Some time ago I discovered an interesting data analysis (and trading) platform called AlgoCanvas. AlgoCanvas is a product of a Finnish startup called Streamr, which actually did quite well in the recent Slush startup competiton (they got to the top 20).

Basically the idea is to allow the user to come up with trading algorithms easily by simply connecting different modules with "cables" and eventually routing the output to (for example) a chart/plot. I've found however that it's also a very useful data munging tool for data pre-processing and analysis. One picture is worth n words, so here's a screenshot (click for full size image):

Here I took the bid and ask prices for AAPL during one day and sent it to the Chart on the right. Then I took the cumulative dollar value trades (price * quantity * sign... basically the order flow), discarded the hidden orders and sent it to the Chart on a different axis. Pretty simple!

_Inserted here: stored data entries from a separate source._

template <int P, int BX, int BY>
__global__ __launch_bounds__(256, (owner_waves<P>())) void k_stiffness_owner(
    int nx, int ny, int nz, int lz, int lz0, int gbx, int gby, const double* __restrict__ Gc, const double* __restrict__ dD, DMat am,
    double coeff, const double* __restrict__ x, double* __restrict__ y, const int32_t* __restrict__ items,
    int ablate_arg)
{
  [[maybe_unused]] const int ablate = WF_ABLATE_FLAGS(ablate_arg);
  constexpr int n = P + 1;
  constexpr int LX = P * BX, LY = P * BY, NL = LX * LY;
  constexpr int RX = LX + P + 1, RY = LY + P + 1, RP = RX * RY;
  constexpr int NPF = (P * RP + 255) / 256;
  constexpr int NCP = (RP + 255) / 256;
  constexpr int GCX = BX + 1, GC = GCX * (BY + 1), NG = 3 * GC;
  constexpr int NGL = (NG + 255) / 256;
  static_assert(NL <= 256, "column does not fit a 256-thread workgroup");
  constexpr bool lx = owner_lane_exchange<P>();
  static_assert(!lx || owner_lane_map_is_bijection<P, BX, BY>(), "lane-exchange map is not onto the owned lines");

  __shared__ __attribute__((aligned(16))) double Ux[(P + 1) * RP + 256];
  __shared__ __attribute__((aligned(16))) double Gs[NGL * 256];
#ifdef WF_OWNER_A_CONST
  constexpr bool a_lds = false, a_const = P >= 5;
#else
  constexpr bool a_lds = P >= 5, a_const = false;
#endif
  __shared__ __attribute__((aligned(16))) double As[a_lds ? P * n : 1];
  auto arow = [&](int k, int a) {
    if (a_const) return dD[2 * n * n + n + k * n + a];
    if (a_lds && k < P) return As[k * n + a];
    return am.v[k * n + a];
  };

  const int t = threadIdx.x;
  const int NX = P * nx + 1, NY = P * ny + 1;
  const size_t plane = (size_t)NX * NY;
  const int nbxo = (NX + LX - 1) / LX, nbyo = (NY + LY - 1) / LY, ncols = nbxo * nbyo;
  const bool table = lz < 0;
  const int nwg = (int)gridDim.x, xq = nwg / 8, xr = nwg % 8, xcd = (int)blockIdx.x % 8;
  const int b = (xcd < xr ? xcd * (xq + 1) : xr * (xq + 1) + (xcd - xr) * xq) + (int)blockIdx.x / 8;
  const int e = table ? 3 * (int)blockIdx.x : b;
  const int w0 = items ? items[e] : b;
  const int w1 = table ? items[e + 1] : 0, w2 = table ? items[e + 2] : 0;
  const BoxSegment zs = box_segment(w0 / ncols, nz, lz, lz0);
  const int col = table ? w0 : w0 % ncols, z0 = table ? w1 : zs.z0, z1 = table ? w2 : zs.z1;
  const int Bx = col % nbxo, By = col / nbxo;
  const int I0 = LX * Bx, J0 = LY * By, cx0 = BX * Bx, cy0 = BY * By;

  const int tt = lx ? owner_lane_line<P, BX, BY>(t) : t < NL ? t : NL - 1;
  const int ti = tt % LX, tj = tt / LX, i = ti % P, j = tj % P;
  const int I = I0 + ti, J = J0 + tj;
  const bool own = t < NL && I < NX && J < NY;
  const int32_t yoff = own ? (int32_t)((size_t)I + (size_t)NX * J) : (int32_t)((size_t)I0 + (size_t)NX * J0);
  const int rown = (tj + P) * RX, cown = ti + P;
  const int cR = P + ti - i, rA = P + tj - j;

  double ai[n], aj[n], wk[n];
#pragma unroll
  for (int a = 0; a < n; ++a) {
    wk[a] = dD[2 * n * n + a];
    ai[a] = dD[2 * n * n + n + i * n + a];
    aj[a] = dD[2 * n * n + n + j * n + a];
  }
  const double cwj = coeff * wk[j], cwi = coeff * wk[i], cwij = coeff * wk[i] * wk[j];
  if constexpr (a_lds)
    if (t < P * n) As[t] = dD[2 * n * n + n + t];
  [[maybe_unused]] double ajr[n];
  if constexpr (lx) {
    const int js[P] = {j, __builtin_amdgcn_mov_dpp(j, dpp_row_ror(4), 0xf, 0xf, false),
                       __builtin_amdgcn_mov_dpp(j, dpp_row_ror(8), 0xf, 0xf, false),
                       __builtin_amdgcn_mov_dpp(j, dpp_row_ror(12), 0xf, 0xf, false)};
#pragma unroll
    for (int m = 0; m < P; ++m) ajr[m] = dD[2 * n * n + n + j * n + js[m]];
    ajr[P] = aj[P];
  }

  int32_t poff[NPF];
#pragma unroll
  for (int m = 0; m < NPF; ++m) {
    const int pos = t + 256 * m;
    const int pl = pos / RP, r = pos % RP, II = I0 - P + r % RX, JJ = J0 - P + r / RX;
    poff[m] = -1;
    if (pos < P * RP && II >= 0 && II < NX && JJ >= 0 && JJ < NY)
      poff[m] = (int32_t)((size_t)II + (size_t)NX * JJ + plane * pl);
  }
  const int32_t pclamp = (int32_t)((size_t)I0 + (size_t)NX * J0);

  const int nbx = (nx + gbx - 1) / gbx, nby = (ny + gby - 1) / gby;
  const size_t gstride = (size_t)nbx * nby * (gbx * gby) * 6;
  size_t gbase[NGL];
  bool gval[NGL];
#pragma unroll
  for (int q = 0; q < NGL; ++q) {
    const int e = t + 256 * q, comp = e / GC, c = e % GC;
    const int cx = cx0 - 1 + c % GCX, cy = cy0 - 1 + c / GCX;
    gval[q] = e < NG && cx >= 0 && cx < nx && cy >= 0 && cy < ny;
    const int cxc = gval[q] ? cx : 0, cyc = gval[q] ? cy : 0;
    gbase[q] = (((size_t)(cxc / gbx) + (size_t)nbx * (cyc / gby)) * (gbx * gby) + cxc % gbx + gbx * (cyc % gby)) * 6 +
               (comp == 0 ? 0 : comp == 1 ? 3 : 5);
  }
  auto load_g = [&](double (&g)[NGL], int kz) {
#pragma unroll
    for (int q = 0; q < NGL; ++q) g[q] = Gc[gbase[q] + gstride * kz];
  };
  auto store_g = [&](const double (&g)[NGL]) {
#pragma unroll
    for (int q = 0; q < NGL; ++q) Gs[t + 256 * q] = gval[q] ? g[q] : 0.0;
  };
  const bool mi = i == 0, mj = j == 0;
  const int lR = (ti - i) / P + 1, lA = (tj - j) / P + 1;
  auto scales = [&](double (&s)[5]) {
    const double* g0 = Gs;
    const double* g1 = Gs + GC;
    const double* g2 = Gs + 2 * GC;
    const int AR = lA * GCX + lR, AL = AR - 1, BR = AR - GCX, BL = BR - 1;
    const double x_ar = g0[AR], x_br = g0[BR], x_al = g0[AL], x_bl = g0[BL];
    const double y_ar = g1[AR], y_al = g1[AL], y_br = g1[BR], y_bl = g1[BL];
    const double z_ar = g2[AR], z_al = g2[AL], z_br = g2[BR], z_bl = g2[BL];
    s[0] = cwj * (mj ? x_ar + x_br : x_ar);
    s[1] = mi ? cwj * (mj ? x_al + x_bl : x_al) : 0.0;
    s[2] = cwi * (mi ? y_ar + y_al : y_ar);
    s[3] = mj ? cwi * (mi ? y_br + y_bl : y_br) : 0.0;
    const double za = mi ? z_ar + z_al : z_ar, zb = mi ? z_br + z_bl : z_br;
    s[4] = cwij * (mj ? za + zb : za);
  };

  double xz[2 * P + 1];
  double sc[5], sf[4], spz;
  double yA[P], yB[P];
  {
    double gp[NGL], gcur[NGL];
    load_g(gp, z0 > 0 ? z0 - 1 : z0);
    load_g(gcur, z0);
#pragma unroll
    for (int m = 0; m < P; ++m) {
      const long K = (long)P * z0 - P + m;
      const double v = x[plane * (size_t)(K >= 0 ? K : 0) + yoff];
      xz[m] = K >= 0 ? v : 0.0;
    }
#pragma unroll
    for (int k = 0; k < P; ++k) yA[k] = (ablate & 1) ? 0.0 : y[plane * (size_t)(P * z0 + k) + yoff];
    const double* xb = x + plane * (size_t)(P * z0) + plane;
    double xp0[NCP], xp[NPF];
#pragma unroll
    for (int m = 0; m < NCP; ++m) xp0[m] = (xb - plane)[t + 256 * m < RP && poff[m] >= 0 ? poff[m] : pclamp];
#pragma unroll
    for (int m = 0; m < NPF; ++m) xp[m] = xb[poff[m] >= 0 ? poff[m] : pclamp];
#pragma unroll
    for (int m = 0; m < NCP; ++m) {
      const int pos = t + 256 * m;
      Ux[tile_or_dump<RP>(m, pos, 0, (P + 1) * RP, t)] = (pos < RP && poff[m] >= 0) ? xp0[m] : 0.0;
    }
#pragma unroll
    for (int m = 0; m < NPF; ++m) {
      const int pos = t + 256 * m;
      Ux[tile_or_dump<P * RP>(m, pos, RP, (P + 1) * RP, t)] = poff[m] >= 0 ? xp[m] : 0.0;
    }
    store_g(gp);
    __syncthreads();
    double sp[5];
    scales(sp);
    if (z0 == 0)
#pragma unroll
      for (int q = 0; q < 5; ++q) sp[q] = 0.0;
    __syncthreads();
    store_g(gcur);
    __syncthreads();
    scales(sc);
#pragma unroll
    for (int q = 0; q < 4; ++q) sf[q] = lx ? add_rounded(sc[q], sp[q]) : sc[q] + sp[q];
    spz = sp[4];
#pragma unroll
    for (int m = 0; m <= P; ++m) xz[P + m] = Ux[m * RP + rown + cown];
  }
  [[maybe_unused]] double zpc = 0.0;
  if constexpr (lx) {
#pragma unroll
    for (int a = 0; a < n; ++a) zpc += arow(P, a) * xz[a];
  }

  if (ablate & 16) {
    double u = zpc + spz;
#pragma unroll
    for (int m = 0; m <= 2 * P; ++m) u += xz[m];
#pragma unroll
    for (int q = 0; q < 5; ++q) u += sc[q];
#pragma unroll
    for (int q = 0; q < 4; ++q) u += sf[q];
#pragma unroll
    for (int k = 0; k < P; ++k) u += yA[k];
    if (u == 1.2345e300) y[yoff] = u;
    return;
  }

  auto xy_terms = [&](int k, double s0, double s1, double s2, double s3) {
    const double* L = Ux + k * RP;
    double xr = 0.0, xl = 0.0, ya = 0.0, yb = 0.0;
    if constexpr (lx) {
      const double xo = xz[P + k];
      const double xc = L[rown + cR + P], yc = L[(rA + P) * RX + cown];
      double vl[P], vb[P];
#pragma unroll
      for (int a = 0; a < P; ++a) vl[a] = vb[a] = 0.0;
      if (mi)
#pragma unroll
        for (int a = 0; a < P; ++a) vl[a] = L[rown + cR - P + a];
      if (mj)
#pragma unroll
        for (int a = 0; a < P; ++a) vb[a] = L[(rA - P + a) * RX + cown];
#pragma unroll
      for (int a = 0; a < P; ++a) {
        xl += arow(P, a) * vl[a];
        yb += arow(P, a) * vb[a];
      }
      xl += arow(P, P) * (mi ? xo : 0.0);
      yb += arow(P, P) * (mj ? xo : 0.0);
      asm volatile("" : "+v"(xl), "+v"(yb));
      xr += ai[0] * dpp_move<dpp_quad(0)>(xo);
      xr += ai[1] * dpp_move<dpp_quad(1)>(xo);
      xr += ai[2] * dpp_move<dpp_quad(2)>(xo);
      xr += ai[3] * dpp_move<dpp_quad(3)>(xo);
      xr += ai[P] * xc;
      ya += ajr[0] * xo;
      ya += ajr[1] * dpp_move<dpp_row_ror(4)>(xo);
      ya += ajr[2] * dpp_move<dpp_row_ror(8)>(xo);
      ya += ajr[3] * dpp_move<dpp_row_ror(12)>(xo);
      ya += ajr[P] * yc;
    } else {
#pragma unroll
      for (int a = 0; a < n; ++a) {
        xr += ai[a] * L[rown + cR + a];
        xl += arow(P, a) * L[rown + cR - P + a];
        ya += aj[a] * L[(rA + a) * RX + cown];
        yb += arow(P, a) * L[(rA - P + a) * RX + cown];
      }
    }
    return xr * s0 + xl * s1 + ya * s2 + yb * s3;
  };
  auto store_y = [&](size_t K, double v) {
    double* dst = y + plane * K + yoff;
    if (ablate & 1) {
      if (v == 1.2345e300) *dst = v;
    } else if (own) {
      *dst = v;
    }
  };

  auto layer = [&](auto hn_tag, double (&ycur)[P], double (&ynext)[P], int kz) {
    constexpr bool has_next = decltype(hn_tag)::value;
    [[maybe_unused]] double xn[NPF], gn[NGL];
    if constexpr (has_next) {
      const double* xb = x + plane * (size_t)(P * (kz + 1) + 1);
#pragma unroll
      for (int m = 0; m < NPF; ++m) xn[m] = xb[poff[m] >= 0 ? poff[m] : pclamp];
      load_g(gn, kz + 1);
#pragma unroll
      for (int k = 0; k < P; ++k) ynext[k] = (ablate & 1) ? 0.0 : y[plane * (size_t)(P * (kz + 1) + k) + yoff];
    }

Getting the order flow took a bit too many modules (Multiply, Not and Sum modules), but it was pretty quick to do. It might make sense to have a custom "Function" module which would have user defined inputs and outputs and a simple mathematical expression between... anyway, the product is still in beta and developing fast, so maybe that will be implemented eventually. Mind you, there is a custom "JavaModule", but since I don't really know Java, it's pretty useless for me... anyway, I've heard a Python module is coming too!

Also, if you have a trading algorithm in mind, you can run a full backtest... and this is with event time data, bid and ask prices, trades etc... basically full order book data with all orders sent to the order book (not just trades as in my example above). Pretty impressive when compared to e.g. Quantopian's 1 min bars...

## Using Ipython Notebook and Theano on an AWS GPU machine

Using a service such as Sage Math Cloud is an excellent way to use Ipython Notebooks (or Sage Worksheets) online, but I wanted to give Theano's GPU features a serious try, so I decided to spin up a VM with a powerful GPU (using Amazon AWS's g2.2xlarge instance). This post is a sort of a "note-to-self" type step-by-step guide on how to get it done, since it's not completely trivial... I'm not going to repeat what others have written about this, so I just added the relevant links.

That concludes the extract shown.